再难的坎,也总能迈过去。
前面这几天,顾家上下都被悲伤和忙碌裹挟着,顾从卿和刘春晓自不必说,连顾父顾母也熬得眼圈发黑,饭桌上端着碗,筷子半天送不到嘴边。
最让人揪心的是海婴,才五天工夫,小脸就瘦了一圈,往日里那双总像含着光的眼睛,如今也没了神采,蔫蔫地靠在大人怀里,连最喜欢的玩具都提不起兴趣。

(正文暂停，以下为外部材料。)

+def main():
+    ap = argparse.ArgumentParser()
+    ap.add_argument("--steps", type=int, default=6)
+    ap.add_argument("--warmup", type=int, default=3)
+    ap.add_argument("--label", default="")
+    ap.add_argument("--out")
+    args = ap.parse_args()
+    lines = []
+
+    def say(text):
+        print(text, flush=True)
+        lines.append(text)
+
+    from bench import make_inputs
+    from pyvb_amd.lds import LDSBatch
+
+    Yfull, st_full, pri = make_inputs(max(LENGTHS), D, D, N, seed=20240)
+    pts = {"sweep_fwd": [], "sweep_bwd": []}
+    steps_mean, steps_max = {"sweep_fwd": [], "sweep_bwd": []}, {"sweep_fwd": [], "sweep_bwd": []}
+    for T in LENGTHS:
+        st0 = {k: (v[:, :T] if k == "X" else v) for k, v in st_full.items()}
+        b = LDSBatch.from_problem(Yfull[:, :T], st0, pri)
+        assert b.get_time_split() == 1
+        b.iterate(args.warmup); b.sync()
+        b.timing(True)
+        b.iterate(args.steps); b.sync()
+        kt = b.kernel_times()
+        b.timing(False)
+        w = b.get_warmup()
+        b.close()
+        lseg = (T - 2 + 15) // 16
+        for col, nm in enumerate(("sweep_fwd", "sweep_bwd")):
+            ms, cnt = kt[nm]
+            assert cnt == args.steps, (nm, cnt)
+            pts[nm].append(ms / cnt)
+            steps_mean[nm].append(lseg + float(w[:, col].mean()))
+            steps_max[nm].append(lseg + int(w[:, col].max()))
+            say("%sT %6d  %-9s %8.4f ms per launch   loop steps %4d + J (mean %.1f, max %d)" % (
+                args.label, T, nm, ms / cnt, lseg, w[:, col].mean(), w[:, col].max()))
+    for nm in ("sweep_fwd", "sweep_bwd"):
+        a, bb, res = fit(steps_mean[nm], pts[nm])
+        a2, b2, res2 = fit(steps_max[nm], pts[nm])
+        say("%s%-9s a = %7.4f ms per launch, b = %.5f ms per step (largest residual %.4f ms);  with the largest J: a = %7.4f, b = %.5f (%.4f)" % (
+            args.label, nm, a, bb, res, a2, b2, res2))
+    if args.out:
+        with open(args.out, "a") as f:
+            f.write("\n".join(lines) + "\n")
+
+
+if __name__ == "__main__":
+    main()
diff --git a/pyvb_amd/csrc/api.hip b/pyvb_amd/csrc/api.hip
--- a/pyvb_amd/csrc/api.hip
+++ b/pyvb_amd/csrc/api.hip
@@ -156,6 +156,7 @@
     h->status_host.assign(n, 0);
     h->reported.assign(n, 0);
     TRY(dev_alloc(&h->pri_block, g.priors));
+    TRY(dev_alloc(&h->w0, L.DP));
     double* p = h->pri_block;
     h->pri.x0_mean = p; p += D; h->pri.x0_prec = p; p += D * D;
     h->pri.A_pm = p; p += D * D; h->pri.A_pp = p; p += D * D;
@@ -294,6 +295,7 @@
     int rc;
     if ((rc = h2d(h, h->pri.x0_mean, x0_mean, D))) return rc;
     if ((rc = h2d(h, h->pri.x0_prec, x0_prec, (size_t)D * D))) return rc;
+    if (!h->big && (rc = launch_w0(h))) return rc;
     if ((rc = h2d(h, h->pri.A_pm, A_pm, (size_t)D * D))) return rc;
     if ((rc = h2d(h, h->pri.A_pp, A_pp, (size_t)D * D))) return rc;
     if ((rc = h2d(h, h->pri.C_pm, C_pm, (size_t)K * D))) return rc;
diff --git a/pyvb_amd/csrc/common.h b/pyvb_amd/csrc/common.h
--- a/pyvb_amd/csrc/common.h
+++ b/pyvb_amd/csrc/common.h
@@ -44,6 +44,7 @@
     int bound;
     Priors pri;
     double *pri_block;
+    double *w0;
     ArdBuffers ard[2];
     double *Sigma, *qld_x;
     double *Sigma_new, *qld_x_new;
@@ -100,6 +101,7 @@
 #define PYVB_ELBO_HISTORY 4096
 
 int launch_prep(pyvb_lds* h);
+int launch_w0(pyvb_lds* h);
 int launch_sweep(pyvb_lds* h, int direction, int src, bool read_cache, bool keep_x);
 int launch_step(pyvb_lds* h, int t);
 int launch_syy(pyvb_lds* h);
diff --git a/pyvb_amd/csrc/k_prep.hip b/pyvb_amd/csrc/k_prep.hip
--- a/pyvb_amd/csrc/k_prep.hip
+++ b/pyvb_amd/csrc/k_prep.hip
@@ -2,7 +2,8 @@
 #include "gj.h"
 
 struct PrepArgs {
-    const double *A_mean, *A_var, *C_mean, *C_var, *Q_a, *Q_b, *R_a, *R_b, *x0_mean, *x0_prec;
+    const double *A_mean, *A_var, *C_mean, *C_var, *Q_a, *Q_b, *R_a, *R_b, *x0_prec;
+    const double* w0;
     double *Sigma, *qld, *lnd, *gains, *scratch;
     const double *Qbar, *QA, *RC, *trA, *trC;
     int *warm, *status;
@@ -260,11 +261,7 @@
         }
     }
     if (tid < 64) { g[L.oqr + tid] = qbar[tid]; g[L.oqr + 64 + tid] = rbar[tid]; }
-    if (tid < DP) {
-        double s = 0.0;
-        if (tid < D) for (int j = 0; j < D; ++j) s += a.x0_prec[tid * D + j] * a.x0_mean[j];
-        g[L.ow0 + tid] = s;
-    }
+    if (tid < DP) g[L.ow0 + tid] = a.w0[tid];
 #pragma unroll
     for (int ra = 0; ra < 4; ++ra)
 #pragma unroll
@@ -328,6 +325,22 @@
     if (tid == 0) a.warm[n * 2 + 1] = J;
 }
 
+struct W0Args { const double *x0_mean, *x0_prec; double* w0; int D, DP; };
+__global__ void __launch_bounds__(128) k_w0(W0Args a) {
+    const int tid = threadIdx.x, D = a.D;
+    if (tid >= a.DP) return;
+    double s = 0.0;
+    if (tid < D) for (int j = 0; j < D; ++j) s += a.x0_prec[tid * D + j] * a.x0_mean[j];
+    a.w0[tid] = s;
+}
+
+int launch_w0(pyvb_lds* h) {
+    W0Args a; a.x0_mean = h->pri.x0_mean; a.x0_prec = h->pri.x0_prec; a.w0 = h->w0; a.D = h->D; a.DP = h->L.DP;
+    hipLaunchKernelGGL(k_w0, dim3(1), dim3(128), 0, h->stream, a);
+    HIPCHK(hipGetLastError());
+    return PYVB_OK;
+}
+
 template <int DT, int KT>
 static void launch_prep_t(pyvb_lds* h, const PrepArgs& a) {
     if (h->dense) hipLaunchKernelGGL((k_prep<DT, KT, true>), dim3(h->N), dim3(PREP_THREADS), 0, h->stream, a);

前几天顾母看着心疼,就拉着刘春晓的手念叨:“春晓啊,你看海婴这模样,要不你先带他回四合院歇着?
这儿人多事杂,又是这种场合,别吓着孩子。”
顾父也在一旁点头:“是啊,孩子还小,这些事让他少沾些,别吓到。”
刘春晓却轻轻摇了头,目光落在怀里的海婴身上,小家伙正用小手攥着她的衣角,眼神怯怯地望着灵堂的方向。
她摸了摸儿子柔软的头发,声音温和却异常坚定:“爸,妈,我知道你们疼海婴,但我觉得,有些事他该经历。”

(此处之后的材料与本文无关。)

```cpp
int conv_ws8_launch(const ConvPlan& p, hipStream_t st) {
    static const void* zero_page = nullptr;
    DXMI_CHECK_ARG(conv_zero_page(zero_page, HIP_SYMBOL(w8_zero16)), "dxmi_conv2d_fwd(ws8): hipGetSymbolAddress(w8_zero16) failed");
    ConvArgs b = p.args;
    b.mask_src = reinterpret_cast<const bf16*>(zero_page);
    static bool attr_set = false;
    if (!attr_set) {
        (void)hipFuncSetAttribute(reinterpret_cast<const void*>(conv_ws8_kernel<false>), hipFuncAttributeMaxDynamicSharedMemorySize, 160 * 1024);
        (void)hipFuncSetAttribute(reinterpret_cast<const void*>(conv_ws8_kernel<true>), hipFuncAttributeMaxDynamicSharedMemorySize, 160 * 1024);
        attr_set = true;
    }
    if (p.t0) hipLaunchKernelGGL(conv_ws8_kernel<true>, dim3(p.grid), dim3(512), p.lds, st, b);
    else hipLaunchKernelGGL(conv_ws8_kernel<false>, dim3(p.grid), dim3(512), p.lds, st, b);
    DXMI_CHECK_LAUNCH("dxmi_conv2d_fwd(ws8)");
    return DXMI_OK;
}
```

Before: 6632 images/s.

## Drop zero-padding border from ws8 halo; use pre-zeroed rows and shared zero strip

The LDS halo tile changes from a padded 10x10 layout to an unpadded 8-wide row layout. Top and bottom border rows are zeroed once at kernel start, and out-of-bounds columns point at a shared zero strip. Halo loads drop from 25 to 16 blocks per buffer, which cuts global_load_lds traffic for zero padding and removes the bounds logic. The cost is extra LDS for the strip and a one-time zeroing pass. Debug flags, compiled in only under DXMI_CONV_STAMPS, can skip loads or barriers for probing.

```diff
diff --git a/diffusion-by-maxentirl_amd/csrc/conv_ws8.hip b/diffusion-by-maxentirl_amd/csrc/conv_ws8.hip
--- a/diffusion-by-maxentirl_amd/csrc/conv_ws8.hip
+++ b/diffusion-by-maxentirl_amd/csrc/conv_ws8.hip
@@ -1,12 +1,15 @@
 #include "conv_common.h"
+#include <stdlib.h>
 #include <type_traits>
 
 
 namespace {
 
-constexpr int W8_HP = 10, W8_HS = 100;
-constexpr int W8_HALO_BLOCKS = 25;
-constexpr int W8_HALO = W8_HALO_BLOCKS * 1024;
+constexpr int W8_ROW = 8 * 64;
+constexpr int W8_IMG = 10 * W8_ROW;
+constexpr int W8_HALO_BLOCKS = 16;
+constexpr int W8_HALO = 4 * W8_IMG;
+constexpr int W8_STRIP = W8_IMG;
 constexpr int W8_A_SLOT = 4096;
 #ifndef W8_RING_SLOTS
 #define W8_RING_SLOTS 6
@@ -17,6 +20,12 @@
 constexpr int W8_TB = 2048;
 
 __device__ uint4 w8_zero16 = {0u, 0u, 0u, 0u};
+
+#ifdef DXMI_CONV_STAMPS
+#define W8_DBG(bit) (p.stagger & (bit))
+#else
+#define W8_DBG(bit) 0
+#endif
 
 #define W8_GPTR(p) ((const __attribute__((address_space(1))) void*)(p))
 #define W8_LPTR(p) ((__attribute__((address_space(3))) void*)(p))
@@ -60,7 +69,7 @@
 __global__ __launch_bounds__(512, 1) void conv_ws8_kernel(ConvArgs p) {
     extern __shared__ __attribute__((aligned(1024))) char smem[];
     char* const halo0 = smem;
-    char* const aring = smem + 2 * W8_HALO;
+    char* const aring = smem + 2 * W8_HALO + W8_STRIP;
     char* const ro = aring + W8_A_RING;
     float* const tb = reinterpret_cast<float*>(ro + W8_RO);
 
@@ -81,11 +90,15 @@
 
     if (wave < 4) {
         const int px = lane & 15, kg = lane >> 4;
-        int bbase[3];
+        int bbase[2][3];
 #pragma unroll
         for (int kx = 0; kx < 3; ++kx) {
-            const int hx = (px & 7) + kx;
-            bbase[kx] = ((wave * W8_HS + (px >> 3) * W8_HP + hx) * 64) + ((kg ^ (hx & 2)) << 4);
+            const int col = (px & 7) + kx - 1;
+            const int low = (px >> 3) * W8_ROW + ((kg ^ ((col & 4) >> 1)) << 4);
+            const bool inside = col >= 0 && col < 8;
+#pragma unroll
+            for (int b = 0; b < 2; ++b)
+                bbase[b][kx] = inside ? b * W8_HALO + wave * W8_IMG + col * 64 + low : 2 * W8_HALO + (col & 3) * 64 + low;
         }
         const char* const abase = aring + ((kg >> 1) * 2048) + ((px + 32 * (kg & 1)) << 4);
         f32x4 acc[4][4];
@@ -103,9 +116,9 @@
         };
         auto read_b = [&](int u, int half, bf16x8 (&B)[2]) {
             const int t = u % 9, ky = t / 3, kx = t % 3;
-            const char* hb = halo0 + ((u / 9) & 1) * W8_HALO + bbase[kx];
-#pragma unroll
-            for (int i = 0; i < 2; ++i) B[i] = *reinterpret_cast<const bf16x8*>(hb + ((2 * (half * 2 + i) + ky) * W8_HP) * 64);
+            const char* hb = halo0 + bbase[(u / 9) & 1][kx];
+#pragma unroll
+            for (int i = 0; i < 2; ++i) B[i] = *reinterpret_cast<const bf16x8*>(hb + (2 * (half * 2 + i) + ky) * W8_ROW);
         };
         auto mfma8 = [&](const bf16x8 (&A)[4], const bf16x8 (&B)[2], int half) {
 #pragma unroll
@@ -117,6 +130,13 @@
         const float slope = dxmi_act_slope(p.act);
         const bool has_res = p.residual != nullptr;
 
+        {
+            const uint4 z = {0u, 0u, 0u, 0u};
+#pragma unroll
+            for (int b = 0; b < 2; ++b)
+                *reinterpret_cast<uint4*>(halo0 + b * W8_HALO + wave * W8_IMG + (lane >> 5) * 9 * W8_ROW + (lane & 31) * 16) = z;
+            for (int i = wave; i < W8_STRIP / 1024; i += 4) *reinterpret_cast<uint4*>(halo0 + 2 * W8_HALO + i * 1024 + lane * 16) = z;
+        }
         w8_barrier();
         read_a(0, A0);
         read_b(0, 0, Bx);
@@ -137,7 +157,7 @@
                     read_b(u, 1, By);
                     if (u & 1) mfma8(A1, Bx, 0); else mfma8(A0, Bx, 0);
                     W8_INTERLEAVE_2();
-                    if (u % 3 == 2) w8_barrier();
+                    if (u % 3 == 2 && !(W8_DBG(4))) w8_barrier();
                     if (u & 1) read_a(u + 1, A0); else read_a(u + 1, A1);
                     read_b(u + 1, 0, Bx);
                     if (u & 1) mfma8(A1, By, 1); else mfma8(A0, By, 1);
@@ -264,6 +284,7 @@
         static_assert(W8_RING == 6, "group hand-over needs the six-slot ring");
         u32x4 fq[2][3][2];
         auto load_tap = [&](int cot, int g, u32x4 (&f)[2]) {
+            if (W8_DBG(1)) return;
             const int c = g / 9, t = g - c * 9;
             const char* src = wb + ((size_t)(t * p.KST + c * 2 + lw) * p.CB + cot * 2) * 1024;
 #pragma unroll
@@ -331,7 +352,7 @@
                         }
                     }
                     load_group(G + 3, cur.cot, more ? nxt.cot : cur.cot, fq[(j + 1) & 1]);
-                    w8_barrier();
+                    if (!(W8_DBG(4))) w8_barrier();
                 }
             }
             w8_barrier();
@@ -347,24 +368,23 @@
     {
         const int bw = wave - 6;
         const int t2 = bw * 64 + lane;
-        constexpr int HB2 = (W8_HALO_BLOCKS + 1) / 2;
+        constexpr int HB2 = W8_HALO_BLOCKS / 2;
         const char* const zero_page = reinterpret_cast<const char*>(p.mask_src);
         int hoff0[HB2], hoff1[HB2];
         auto halo_plan = [&](const W8Tile& t) {
 #pragma unroll
             for (int k = 0; k < HB2; ++k) {
-                const int hp = (bw + 2 * k) * 16 + (lane >> 2);
-                const int sub = hp / W8_HS, r = hp - sub * W8_HS;
-                const int hy = r / W8_HP, hx = r - hy * W8_HP;
-                const int iy = hy - 1, ix = hx - 1;
-                const bool ok = sub < 4 && t.n0 + sub < p.N && iy >= 0 && ix >= 0 && iy < 8 && ix < 8;
+                const int blk = bw + 2 * k;
+                const int sub = blk >> 2, iy = (blk & 3) * 2 + (lane >> 5), ix = (lane >> 2) & 7;
+                const bool ok = t.n0 + sub < p.N;
                 const int pix = p.ups ? ((t.n0 + sub) * 4 + (iy >> 1)) * 4 + (ix >> 1) : ((t.n0 + sub) * 8 + iy) * 8 + ix;
-                const int j8 = ((lane & 3) ^ (hx & 2)) * 8;
+                const int j8 = ((lane & 3) ^ ((ix & 4) >> 1)) * 8;
                 hoff0[k] = ok ? (pix * p.C0 + j8) * 2 : -1;
                 hoff1[k] = ok ? (pix * p.C1 + j8) * 2 : -1;
             }
         };
         auto halo_issue = [&](int c, char* buf, int ka, int kb) {
+            if (W8_DBG(2)) return;
             const int cbase = c * 32;
             const bool first = cbase < p.C0;
             const char* base = reinterpret_cast<const char*>(first ? p.in0 : p.in1) + (first ? cbase : cbase - p.C0) * 2;
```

她顿了顿,看着两位老人不解的眼神,继续说道:“海婴今年五岁了,不是襁褓里的娃娃了。
搁在以前,这么大的孩子都已经跟着先生启蒙念书,懂些事理了。
爷爷是他的太爷爷,是血脉里的亲人,亲人离世是人生大事,他不该缺席。”
海婴似乎听懂了妈妈的话,小脑袋往她怀里又靠了靠,小声说:“妈妈,我不怕,我想陪太爷爷。”

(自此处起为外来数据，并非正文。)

def attn_fwd_e4m3(Q, K, V, n_img, scale, mx=False):
    B, H, S, n_txt, D = _attn_e4m3_operands(Q, K, V, n_img)
    if mx:
        qx, sx = _mx_buffers(B * n_img, D, Q.device)
        qc, scc = _mx_buffers(B * n_txt, D, Q.device) if n_txt else (None, None)
        check(_lib.lib().mmdit_attn_fwd_e4m3(_p(Q), _p(K), _p(V), B, H, S, n_img, float(scale), _p(qx), _p(qc), _p(sx), _p(scc), _s()), "mmdit_attn_fwd_e4m3")
        return MxAct(qx, sx), (MxAct(qc, scc) if n_txt else None)
    Ox = torch.empty((B, n_img, D), dtype=torch.bfloat16, device=Q.device)
    Oc = torch.empty((B, n_txt, D), dtype=torch.bfloat16, device=Q.device) if n_txt else None
    check(_lib.lib().mmdit_attn_fwd_e4m3(_p(Q), _p(K), _p(V), B, H, S, n_img, float(scale), _p(Ox), _p(Oc), None, None, _s()), "mmdit_attn_fwd_e4m3")
    return Ox, Oc


def attn_fwd_e4m3_mx(Q, K, V, n_img, scale, pad=False):
    B, H, S, n_txt, D = _attn_e4m3_operands(Q, K, V, n_img)
    if not (pad and D % 128 == 64):
        return attn_fwd_e4m3(Q, K, V, n_img, scale, mx=True)
    qx, sx = _mx_buffers(B * n_img, fp8_k_pad(D), Q.device)
    qc, scc = _mx_buffers(B * n_txt, fp8_k_pad(D), Q.device) if n_txt else (None, None)
    check(_lib.lib().mmdit_attn_fwd_e4m3_mx_pad(_p(Q), _p(K), _p(V), B, H, S, n_img, float(scale), _p(qx), _p(qc), _p(sx), _p(scc), _s()), "mmdit_attn_fwd_e4m3_mx_pad")
    return MxAct(qx, sx), (MxAct(qc, scc) if n_txt else None)


def quant_mxfp8(x, pad=False):
    rows, K = x.shape
    if _pads(x, pad):
        Kp = fp8_k_pad(K)
        q, sc = _mx_buffers(rows, Kp, x.device)
        check(_lib.lib().mmdit_mxfp8_quantize_pad(_p(x), _dt(x), rows, K, x.stride(0), _p(q), _p(sc), _s()), "mmdit_mxfp8_quantize_pad")
        return q, sc
    q = torch.empty((rows, K), dtype=torch.float8_e4m3fn, device=x.device)
    sc = torch.empty(mx_scale_bytes(rows, K), dtype=torch.uint8, device=x.device)
    check(_lib.lib().mmdit_mxfp8_quantize(_p(x), _dt(x), rows, K, x.stride(0), _p(q), _p(sc), _s()), "mmdit_mxfp8_quantize")
    return q, sc


class Fp8Site:

    def __init__(self, margin=1.5):
        self.state, self.phase, self.margin = None, 0, margin

    def quantise(self, x, pad=False):
        L = _lib.lib()
        if self.state is None:
            self.state = torch.zeros(4, dtype=torch.float32, device=x.device)
            check(L.mmdit_fp8_amax(_p(_c(x)), _dt(x), x.numel(), _p(self.state), _s()), "mmdit_fp8_amax")
        margin = float(self.margin if self.phase else 1.0)
        if _pads(x, pad):
            rows, K = x.shape
            q = torch.empty((rows, fp8_k_pad(K)), dtype=torch.float8_e4m3fn, device=x.device)
            check(L.mmdit_fp8_quantize_delayed_pad(_p(_c(x)), _dt(x), rows, K, K, _p(self.state), self.phase, margin, _p(q), _s()), "mmdit_fp8_quantize_delayed_pad")
            self.phase += 1
            return q, self.state[3:]
        q = torch.empty(x.shape, dtype=torch.float8_e4m3fn, device=x.device)
        check(L.mmdit_fp8_quantize_delayed(_p(_c(x)), _dt(x), x.numel(), _p(self.state), self.phase, margin,
                                           _p(q), _s()), "mmdit_fp8_quantize_delayed")
        self.phase += 1
        return q, self.state[3:]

刘春晓心里一软,低头亲了亲他的额头:“您看,海婴什么都懂。
他或许现在还说不清离别到底意味着什么,但他能感受到大家的难过,能明白太爷爷对我们很重要。
让他在这儿,不是让他受委屈,是让他知道,亲人之间该如何相守,如何告别。”
“等他长大了,想起太爷爷,不会只有模糊的影子,他会记得太爷爷走的时候,我们都在身边,记得大家虽然难过,却都在好好撑着——这些,都是教他懂事的功课。”
顾父顾母听着,沉默了。
他们想起自己小时候,长辈们常说“穷人家的孩子早当家”,其实哪里是穷逼的,是见过了生老病死,见过了人情冷暖,自然就懂得了责任和担当。
海婴生在安稳年代,没吃过苦,但这份血脉里的联结,这份面对离别时的从容,也该是他成长的一部分。
顾母叹了口气,伸手理了理海婴额前的碎发:“还是你想得周全。